The people inside this dark and cavernous bar are often seen bobbing their heads in a trancelike state to infectious, repetitive beats pumped out by a seemingly endless supply of local DJs plugged into the pub’s state-of-the-art speakers.
Mikael Berkowitsch, the owner of the two-year-old self-described “nonprofit project called Hamizkeka” felt the effects of the wave of violence during the early days. He recalls that fleeting time in which the city streets were all but deserted, back in October. His establishment was not immune to this either.

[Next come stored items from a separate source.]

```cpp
template <bool BESIDE>
__device__ __forceinline__ void carve_row(const GCarver &c, int org, int side, int y, int w, int stride, int delta, int move_dp, int lane, int h = 0, int radius = 0)
{
    const int wnew = w - 1;
    int pa = 0x7fffffff, pb = -1;
    if (BESIDE) {
        int xmin, xmax;
        nrg_interval(c.seam_x, y, h, wnew, radius, xmin, xmax);
        if (xmin <= xmax) { pa = org + side + xmin; pb = org + side + xmax; }
    }
    const int v = c.seam_x[y];
    const size_t ro = (size_t) y * stride;
    const int vprev = y > 0 ? c.seam_x[y - 1] : 0;
    gu32 *en = (gu32 *) (c.en + ro), *mm = (gu32 *) (c.m + ro), *l32 = (gu32 *) (c.least + ro);
    gu32 *rg = c.rig ? (gu32 *) (c.rig + ro) : (gu32 *) nullptr;
    if (side == 0) {
        const int pv = org + v, pend = org + wnew;
        int start = (y > 0) ? min(v, vprev - delta) : v;
        if (start < 0) start = 0;
        int x0 = 0, fq = -1;
        uint32_t fval = 0;
        if (BESIDE) fq = en_fix_left(en, pv, pend, pb, lane, x0, fval);
        for (int base = (org + (move_dp ? start : v)) & ~3; base < pend; base += CGPX) {
            G32 E, M;
            G8 L;
            ld_left_u32(en, base, pend, lane, E);
            if (move_dp) { ld_left_u32(mm, base, pend, lane, M); ld_left_8(l32, base, pend, lane, L); }
            if (BESIDE) st_left_en(en, base, x0, pend, lane, E); else st_left_u32(en, base, pv, pend, lane, E);
            if (move_dp) { st_left_u32(mm, base, pv, pend, lane, M); st_left_8(l32, base, org, start, v, vprev, y, wnew, lane, L); }
        }
        if (BESIDE && fq >= 0) __builtin_nontemporal_store(fval, en + fq);
        if (rg)
            for (int base = pv & ~3; base < pend; base += CGPX) { G32 R; ld_left_u32(rg, base, pend, lane, R); st_left_u32(rg, base, pv, pend, lane, R); }
    } else {
        const int pv = org + v;
        const int end_l = (y > 0) ? min(wnew, max(v, vprev + delta)) : min(wnew, v);
        const int ptop = org + 1 + max(end_l, 0);
        const int top_u = (pv | 3) + 1;
        int x0 = 0, x1 = 0, fq = -1;
        uint32_t fval = 0;
        if (BESIDE) fq = en_fix_right(en, org, pv, pa, lane, x0, x1, fval);
        for (int top = move_dp ? max(top_u, (ptop + 3) & ~3) : top_u; top > org + 1; top -= CGPX) {
            const int gbase = top - CGPX;
            G32 E, M;
            G8 L;
            ld_right_u32(en, gbase, org, pv, lane, E);
            if (move_dp) { ld_right_u32(mm, gbase, org, pv, lane, M); ld_right_8(l32, gbase, org, ptop, lane, L); }
            if (BESIDE) st_right_en(en, gbase, x0, x1, lane, E); else st_right_u32(en, gbase, org, pv, lane, E);
            if (move_dp) { st_right_u32(mm, gbase, org, pv, lane, M); st_right_8(l32, gbase, org, max(end_l, 0), v, vprev, y, lane, L); }
        }
        if (BESIDE && fq >= 0) __builtin_nontemporal_store(fval, en + fq);
        if (rg)
            for (int top = top_u; top > org + 1; top -= CGPX) { G32 R; ld_right_u32(rg, top - CGPX, org, pv, lane, R); st_right_u32(rg, top - CGPX, org, pv, lane, R); }
    }
}

__global__ __launch_bounds__(256) void k_carve(const DevCarver *cs, int w, int h, int stride, int delta, int move_dp)
{
    const GCarver c = gview_phys(cs[blockIdx.y]);
    const int org = c.flags[FLAG_ORG_PREV], side = c.flags[FLAG_SIDE];
    const int lane = threadIdx.x & 63;
    if (blockIdx.x == 0 && threadIdx.x == 0) c.flags[FLAG_OVF_ROW] = h;
    for (int y = blockIdx.x * 4 + (threadIdx.x >> 6); y < h; y += gridDim.x * 4) carve_row<false>(c, org, side, y, w, stride, delta, move_dp, lane);
}

template <int NRG>
__global__ __launch_bounds__(256) void k_carve_e(const DevCarver *cs, DpK p, int w, int h, int stride, int move_dp, int k, int epoch)
{
    constexpr int NT = 12;
    constexpr bool luma = (NRG >= 3);
    const GCarver c = gview_phys(cs[blockIdx.y]);
    const int org = c.flags[FLAG_ORG_PREV], side = c.flags[FLAG_SIDE];
    const int lane = threadIdx.x & 63, wv = threadIdx.x >> 6;
    __shared__ double s_n255[256];
    __shared__ double s_bt[4][3][NT];
    __shared__ float s_bb[4][3][NT];
    __shared__ int s_lo[4][3];
    fill_norm255(s_n255, threadIdx.x, 256);
    __syncthreads();
    if (blockIdx.x == 0 && threadIdx.x == 0) c.flags[FLAG_OVF_ROW] = h;
    const int wn = w - 1;
    gf32 *en = c.en + org + side;
    for (int y = blockIdx.x * 4 + wv; y < h; y += gridDim.x * 4) {
        carve_row<false>(c, org, side, y, w, stride, p.delta, move_dp, lane);
        if (wn <= 1) continue;
        const int g = lane / NT, i = lane - g * NT, t = y - 1 + g;
        const bool samp = lane < 3 * NT && t >= 0 && t < h;
        int lo = 0, r = -1, pos = 0;
        if (samp) {
            int xmin, xmax;
            nrg_interval(c.seam_x, t, h, wn, p.radius, xmin, xmax);
            int l = xmin - 1; r = xmax + 1;
            if (t > 0) { int a, b; nrg_interval(c.seam_x, t - 1, h, wn, p.radius, a, b); if (b >= a) { l = min(l, a); r = max(r, b); } }
            if (t < h - 1) { int a, b; nrg_interval(c.seam_x, t + 1, h, wn, p.radius, a, b); if (b >= a) { l = min(l, a); r = max(r, b); } }
            lo = max(l, 0);
            pos = lo + i;
            const gi32 *lg = c.seam_log + t;
            for (int j = k; j >= epoch; j -= EU_LOGB) {
                int v[EU_LOGB];
#pragma unroll
                for (int u = 0; u < EU_LOGB; u++) v[u] = lg[(size_t) max(j - u, epoch) * h];
#pragma unroll
                for (int u = 0; u < EU_LOGB; u++) { const int vu = (j - u >= epoch) ? v[u] : 0x7fffffff; pos += (vu <= pos) ? 1 : 0; }
            }
            const int wf = wn + (k - epoch) + 1;
            const bool ok = (lo + i <= min(r, wn - 1)) && pos < wf;
            const size_t o = (size_t) t * stride + (ok ? pos : 0);
            s_bt[wv][g][i] = ok ? px_bright(c.pix[o], p.ch, luma, Norm255Lut{s_n255}) : 0.0;
            s_bb[wv][g][i] = (ok && c.bias) ? c.bias[o] : 0.0f;
            if (i == 0) s_lo[wv][g] = lo;
        }
        __builtin_amdgcn_wave_barrier();
        int xmin, xmax;
        nrg_interval(c.seam_x, y, h, wn, p.radius, xmin, xmax);
        const int x = xmin + lane;
        if (x <= xmax) {
            float e = grad_energy_f<NRG>([&](int xx, int yy) { const int gg = yy - y + 1; return s_bt[wv][gg][xx - s_lo[wv][gg]]; }, x, y, wn, h);
            if (c.bias) e = __fadd_rn(e, __fdiv_rn(s_bb[wv][1][x - s_lo[wv][1]], (float) p.w_start));
            asm volatile("s_waitcnt vmcnt(0)" ::: "memory");
            en[(size_t) y * stride + x] = e;
        }
        __builtin_amdgcn_wave_barrier();
    }
}

template <int NRG>
__global__ __launch_bounds__(256) void k_carve_u(const DevCarver *cs, DpK p, int w, int h, int stride, int move_dp, int k, int epoch, int n)
{
    const int eblk = (h + EU_ROWS - 1) / EU_ROWS, ne = n * eblk;
    if ((int) blockIdx.x < ne) {
        const int img = blockIdx.x / eblk, blk = blockIdx.x - img * eblk;
        PixRead<false> rd;
        rd.setup(threadIdx.x, 256);
        if (threadIdx.x >= 64) return;
        const GCarver c = gview(cs[img]);
        emap_update_block<NRG, 12, false, true>(c, rd, p, w - 1, h, stride, k, epoch, blk, threadIdx.x);
        return;
    }
    const int rblk = (h + 3) / 4, cb = blockIdx.x - ne, img = cb / rblk, rb = cb - img * rblk;
    const GCarver c = gview_phys(cs[img]);
    const int org = c.flags[FLAG_ORG_PREV], side = c.flags[FLAG_SIDE];
    if (rb == 0 && threadIdx.x == 0) c.flags[FLAG_OVF_ROW] = h;
    const int y = rb * 4 + (threadIdx.x >> 6);
    if (y < h) carve_row<true>(c, org, side, y, w, stride, p.delta, move_dp, threadIdx.x & 63, h, p.radius);
}

#define INST(N) template __global__ void k_carve_u<N>(const DevCarver *, DpK, int, int, int, int, int, int, int);
K_CARVE_U_FORMS(INST)
#undef INST
#define INST(N) template __global__ void k_carve_e<N>(const DevCarver *, DpK, int, int, int, int, int, int);
K_CARVE_E_FORMS(INST)
#undef INST
```

gimp-lqr-plugin_amd/csrc/lqr_common.h:

```cpp
#pragma once
#include <hip/hip_runtime.h>
#include <utility>
#include <type_traits>
#include <stdint.h>
#include <stdio.h>
#include <stdlib.h>
#include <string.h>
#include <string>
#include <vector>
#include <algorithm>
#include <map>
#include <unistd.h>

#include "../../include/lqr_hip.h"
#include "lqr_plan.h"

#define LEAST_INVALID (-128)
#define FLAG_OVF_ROW 0
#define FLAG_ORG 3
#define FLAG_ORG_PREV 4
#define FLAG_SIDE 5
#define FLAG_COUNT 8
#define FLAG_WORDS 64
#define VPATH_THREADS 256
// ... 104 lines not shown
struct Norm255Div { __device__ __forceinline__ double operator()(uint32_t v) const { return norm255(v); } };
struct Norm255Lut {
    const double *t;
    __device__ __forceinline__ double operator()(uint32_t v) const { return t[v]; }
};
__device__ __forceinline__ void fill_norm255(double *t, int tid, int nthreads)
{
    for (int v = tid; v < 256; v += nthreads) t[v] = norm255((uint32_t) v);
}
template <class N255>
__device__ __forceinline__ double px_bright(uint32_t p, int ch, bool luma, N255 norm255)
{
    double b;
    uint32_t c0 = p & 0xffu, c1 = (p >> 8) & 0xffu, c2 = (p >> 16) & 0xffu, c3 = p >> 24;
    if (ch <= 2) {
        b = norm255(c0);
        if (ch == 2) b = __dmul_rn(b, norm255(c1));
    } else {
        double r = norm255(c0), g = norm255(c1), bl = norm255(c2);
        if (luma)
            b = __dadd_rn(__dadd_rn(__dmul_rn(0.2126, r), __dmul_rn(0.7152, g)), __dmul_rn(0.0722, bl));
        else
            b = __ddiv_rn(__dadd_rn(__dadd_rn(r, g), bl), 3.0);
        if (ch == 4) b = __dmul_rn(b, norm255(c3));
    }
    return b;
}

template <int NRG, class BF>
__device__ __forceinline__ float grad_energy_f(BF B, int x, int y, int w, int h)
{
    if (NRG == 6) return 0.0f;
    constexpr int kind = NRG % 3;
    double gx, gy = 0.0;
    if (kind != 2) {
        if (h == 1) gy = 0.0;
        else if (y == 0) gy = __dsub_rn(B(x, 1), B(x, 0));
        else if (y < h - 1) gy = __dmul_rn(__dsub_rn(B(x, y + 1), B(x, y - 1)), 0.5);
        else gy = __dsub_rn(B(x, y), B(x, y - 1));
    }
    if (w == 1) gx = 0.0;
    else if (x == 0) gx = __dsub_rn(B(1, y), B(0, y));
    else if (x < w - 1) gx = __dmul_rn(__dsub_rn(B(x + 1, y), B(x - 1, y)), 0.5);
    else gx = __dsub_rn(B(x, y), B(x - 1, y));
    double g;
    if (kind == 0) g = __dsqrt_rn(__dadd_rn(__dmul_rn(gx, gx), __dmul_rn(gy, gy)));
    else if (kind == 1) g = __dmul_rn(__dadd_rn(fabs(gx), fabs(gy)), 0.5);
    else g = fabs(gx);
    return __double2float_rn(g);
}

template <int NRG, class N255>
__device__ __forceinline__ float grad_energy(const gu32 *pix, int stride, int x, int y, int w, int h, int ch, N255 n255)
{
    constexpr bool luma = (NRG >= 3);
    return grad_energy_f<NRG>([&](int xx, int yy) { return px_bright(pix[(size_t) yy * stride + xx], ch, luma, n255); }, x, y, w, h);
}

template <int NRG, class N255>
__device__ __forceinline__ float energy_at(const GCarver &c, const DpK &p, int stride, int x, int y, int w, int h, N255 n255)
{
    float e = grad_energy<NRG>(c.pix, stride, x, y, w, h, p.ch, n255);
    if (c.bias) e = __fadd_rn(e, __fdiv_rn(c.bias[(size_t) y * stride + x], (float) p.w_start));
    return e;
}

#define DPP_WAVE_SHL1 0x130
#define DPP_WAVE_SHR1 0x138

__device__ __forceinline__ int block_rank_256(bool flag, int *s_wave, int &total)
{
    const int lane = threadIdx.x & 63, wv = threadIdx.x >> 6;
    unsigned long long bal = __ballot(flag);
    int r = __popcll(bal & ((1ull << lane) - 1ull));
    __syncthreads();
    if (lane == 0) s_wave[wv] = __popcll(bal);
    __syncthreads();
    int off = 0;
    total = 0;
    for (int i = 0; i < 4; i++) { int t = s_wave[i]; if (i < wv) off += t; total += t; }
    return r + off;
}

__device__ __forceinline__ void nrg_interval(const gi32 *seam, int y, int h, int w, int radius, int &xmin, int &xmax)
{
    int y1a = max(y - radius, 0), y1b = min(y + radius, h - 1);
    int lo = seam[y], hi = seam[y] - 1;
    for (int y1 = y1a; y1 <= y1b; y1++) {
        int x = seam[y1];
        lo = min(lo, x - radius);
        hi = max(hi, x + radius - 1);
    }
    xmin = max(0, lo);
    xmax = min(w - 1, hi);
}
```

“Our government masters the art of sowing fear into people’s minds, which creates a situation in which people prefer to stay at home, though this was most heavily felt during the first days of the outbreak. A few days afterward, it felt like people started to reclaim their need to live, rather than giving into fear or surrendering to this seemingly impossible situation.”
At this point Berkowitsch and his nonprofit are no longer affected by the external events in Jerusalem, and are back to facing the day-to-day struggles of running his bar; promoting local art and culture, paying the artists and staff, and of course, paying the bills every month.
The oldest and most iconic of this group is the Sira, known as the Diwan until 2005. This spot has proven an unbreakable force in city nightlife, drawing in one of the most eclectic crowds seven nights a week and often keeping the beer flowing and the music pumping well into the early morning.
Gilli “Da Kid” Levy, a fixture in Jerusalem’s alternative nightlife scene for over a decade, has been the mastermind behind a bevy of events throughout the city.
He is now focusing his energy on creating entertaining and cultural events for the guests of the Sira.
Levy has been coming to this pub for more than 10 years and believes it is the best spot in the capital in terms of fusion. And by fusion, he means all the different kinds of people one can encounter in a night out at the Sira.
“Old people, young people, hipsters, arsim [derogatory slang for low-class young men], tourists, short, tall, fat – everything!” He believes the secret to their success is that they work with the area’s “natural resources,” including local musicians and DJs, to create a unique Jerusalem nightlife experience.
As the city reels from the heavy blow of terrorism these past several months, the desire to return to the comforts of daily life is strong with the inhabitants of Jerusalem. With this, we can look toward the hipsters and emulate their habits in our own ways.
If we really want to do our share to maintain a sense of normalcy – and perhaps have a little fun in the process – it is up to us make the first move, and just go out and experience this vibrant and eclectic city.